■ **DESCRIPTION OF THE TASK**: Filter the listing so that only lines with the word "TapCursor" remain.

■ **RECORDS PROVIDED**:
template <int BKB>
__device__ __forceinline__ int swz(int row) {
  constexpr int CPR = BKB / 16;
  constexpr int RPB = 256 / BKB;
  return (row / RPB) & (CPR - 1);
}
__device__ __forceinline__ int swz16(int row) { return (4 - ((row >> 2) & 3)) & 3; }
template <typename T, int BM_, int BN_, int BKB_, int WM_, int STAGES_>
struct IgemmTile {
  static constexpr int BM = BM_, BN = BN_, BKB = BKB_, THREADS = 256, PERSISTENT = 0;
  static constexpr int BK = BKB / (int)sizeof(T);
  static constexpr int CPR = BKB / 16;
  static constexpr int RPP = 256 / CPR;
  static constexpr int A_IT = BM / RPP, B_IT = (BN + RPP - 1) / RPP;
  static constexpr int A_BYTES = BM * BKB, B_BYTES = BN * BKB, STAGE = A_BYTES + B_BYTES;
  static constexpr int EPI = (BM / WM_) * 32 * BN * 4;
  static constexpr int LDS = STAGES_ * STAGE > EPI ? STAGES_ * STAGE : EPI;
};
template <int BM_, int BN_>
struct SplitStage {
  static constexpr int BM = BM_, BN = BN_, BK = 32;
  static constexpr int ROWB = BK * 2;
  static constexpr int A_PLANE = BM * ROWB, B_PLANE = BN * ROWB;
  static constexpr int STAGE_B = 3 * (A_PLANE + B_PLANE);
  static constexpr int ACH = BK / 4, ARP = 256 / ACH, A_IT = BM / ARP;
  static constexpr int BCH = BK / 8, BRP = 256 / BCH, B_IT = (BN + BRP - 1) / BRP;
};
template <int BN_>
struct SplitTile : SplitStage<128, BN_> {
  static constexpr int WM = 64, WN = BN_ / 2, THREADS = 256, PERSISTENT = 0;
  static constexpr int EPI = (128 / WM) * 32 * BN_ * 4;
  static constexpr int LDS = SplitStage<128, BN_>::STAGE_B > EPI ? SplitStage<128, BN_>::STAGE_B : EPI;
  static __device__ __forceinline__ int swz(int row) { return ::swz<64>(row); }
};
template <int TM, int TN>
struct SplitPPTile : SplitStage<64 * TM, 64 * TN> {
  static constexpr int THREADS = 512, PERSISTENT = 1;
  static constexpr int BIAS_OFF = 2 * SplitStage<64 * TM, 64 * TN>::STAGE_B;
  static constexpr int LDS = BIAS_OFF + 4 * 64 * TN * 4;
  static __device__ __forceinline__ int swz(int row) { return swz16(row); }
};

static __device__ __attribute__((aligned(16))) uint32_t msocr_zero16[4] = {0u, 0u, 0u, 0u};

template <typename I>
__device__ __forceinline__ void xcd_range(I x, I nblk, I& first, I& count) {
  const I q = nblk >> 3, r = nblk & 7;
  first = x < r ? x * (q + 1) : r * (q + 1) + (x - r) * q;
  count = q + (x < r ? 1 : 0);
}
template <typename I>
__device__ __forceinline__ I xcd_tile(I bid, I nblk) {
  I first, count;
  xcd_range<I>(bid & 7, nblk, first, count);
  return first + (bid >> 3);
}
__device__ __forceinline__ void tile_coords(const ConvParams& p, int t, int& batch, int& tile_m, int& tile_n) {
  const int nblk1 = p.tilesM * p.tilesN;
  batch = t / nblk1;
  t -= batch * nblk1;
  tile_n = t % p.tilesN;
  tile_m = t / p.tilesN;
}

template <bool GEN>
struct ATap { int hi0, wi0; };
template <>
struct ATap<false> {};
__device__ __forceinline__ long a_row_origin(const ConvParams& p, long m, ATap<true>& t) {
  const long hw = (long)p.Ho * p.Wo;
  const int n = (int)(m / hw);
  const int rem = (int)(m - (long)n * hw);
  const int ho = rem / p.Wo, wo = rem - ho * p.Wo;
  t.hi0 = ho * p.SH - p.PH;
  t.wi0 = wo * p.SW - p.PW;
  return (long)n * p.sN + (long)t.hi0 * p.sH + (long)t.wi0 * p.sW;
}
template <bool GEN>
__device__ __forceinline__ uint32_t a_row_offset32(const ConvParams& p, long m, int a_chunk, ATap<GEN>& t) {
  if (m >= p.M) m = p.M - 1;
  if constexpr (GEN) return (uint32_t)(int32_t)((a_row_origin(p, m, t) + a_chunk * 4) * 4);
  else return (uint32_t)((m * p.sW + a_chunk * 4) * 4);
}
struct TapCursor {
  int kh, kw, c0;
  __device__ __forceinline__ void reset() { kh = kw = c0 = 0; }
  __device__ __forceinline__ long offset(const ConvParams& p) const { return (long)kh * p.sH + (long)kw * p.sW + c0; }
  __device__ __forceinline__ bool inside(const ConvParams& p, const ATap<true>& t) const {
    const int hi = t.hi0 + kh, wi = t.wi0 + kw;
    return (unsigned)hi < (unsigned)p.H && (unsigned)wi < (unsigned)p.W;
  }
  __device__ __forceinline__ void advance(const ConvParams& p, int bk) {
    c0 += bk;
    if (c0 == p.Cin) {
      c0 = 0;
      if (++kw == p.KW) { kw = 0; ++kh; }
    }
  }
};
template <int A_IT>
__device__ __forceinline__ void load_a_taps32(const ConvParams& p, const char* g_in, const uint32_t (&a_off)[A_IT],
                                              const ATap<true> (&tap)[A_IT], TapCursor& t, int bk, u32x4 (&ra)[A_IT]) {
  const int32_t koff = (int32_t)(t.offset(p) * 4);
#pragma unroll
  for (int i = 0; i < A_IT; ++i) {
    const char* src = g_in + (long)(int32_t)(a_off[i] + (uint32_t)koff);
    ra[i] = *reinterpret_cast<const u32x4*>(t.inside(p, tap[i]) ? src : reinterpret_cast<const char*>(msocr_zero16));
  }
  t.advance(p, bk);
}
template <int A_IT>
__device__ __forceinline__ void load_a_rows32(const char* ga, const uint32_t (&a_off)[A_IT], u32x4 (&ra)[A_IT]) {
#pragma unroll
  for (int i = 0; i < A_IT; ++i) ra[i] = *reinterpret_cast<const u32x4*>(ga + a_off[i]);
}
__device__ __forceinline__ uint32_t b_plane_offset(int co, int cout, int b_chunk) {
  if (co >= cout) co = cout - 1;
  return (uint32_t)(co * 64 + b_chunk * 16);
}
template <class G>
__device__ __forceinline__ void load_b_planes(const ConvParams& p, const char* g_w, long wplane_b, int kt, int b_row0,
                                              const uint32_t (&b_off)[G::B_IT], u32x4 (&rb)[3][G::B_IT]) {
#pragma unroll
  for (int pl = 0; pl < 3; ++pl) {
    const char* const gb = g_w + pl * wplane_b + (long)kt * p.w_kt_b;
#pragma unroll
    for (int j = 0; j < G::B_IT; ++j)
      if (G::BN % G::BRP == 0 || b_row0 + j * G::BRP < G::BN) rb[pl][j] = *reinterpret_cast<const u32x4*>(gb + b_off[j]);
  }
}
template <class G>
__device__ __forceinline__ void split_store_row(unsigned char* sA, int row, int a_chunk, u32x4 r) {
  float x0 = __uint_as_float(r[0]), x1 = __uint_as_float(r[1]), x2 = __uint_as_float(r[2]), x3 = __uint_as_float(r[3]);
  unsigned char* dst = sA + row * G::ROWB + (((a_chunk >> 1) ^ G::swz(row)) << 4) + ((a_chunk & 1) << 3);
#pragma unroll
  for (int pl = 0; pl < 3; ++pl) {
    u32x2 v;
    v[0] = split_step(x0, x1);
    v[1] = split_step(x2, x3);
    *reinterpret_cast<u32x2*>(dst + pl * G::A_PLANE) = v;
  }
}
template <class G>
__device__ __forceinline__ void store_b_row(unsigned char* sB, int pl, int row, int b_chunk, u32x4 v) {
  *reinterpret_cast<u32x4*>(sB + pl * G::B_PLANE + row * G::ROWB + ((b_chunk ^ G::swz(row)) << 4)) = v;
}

■ **ANSWER FOR THIS EXERCISE**:
struct TapCursor {
                                              const ATap<true> (&tap)[A_IT], TapCursor& t, int bk, u32x4 (&ra)[A_IT]) {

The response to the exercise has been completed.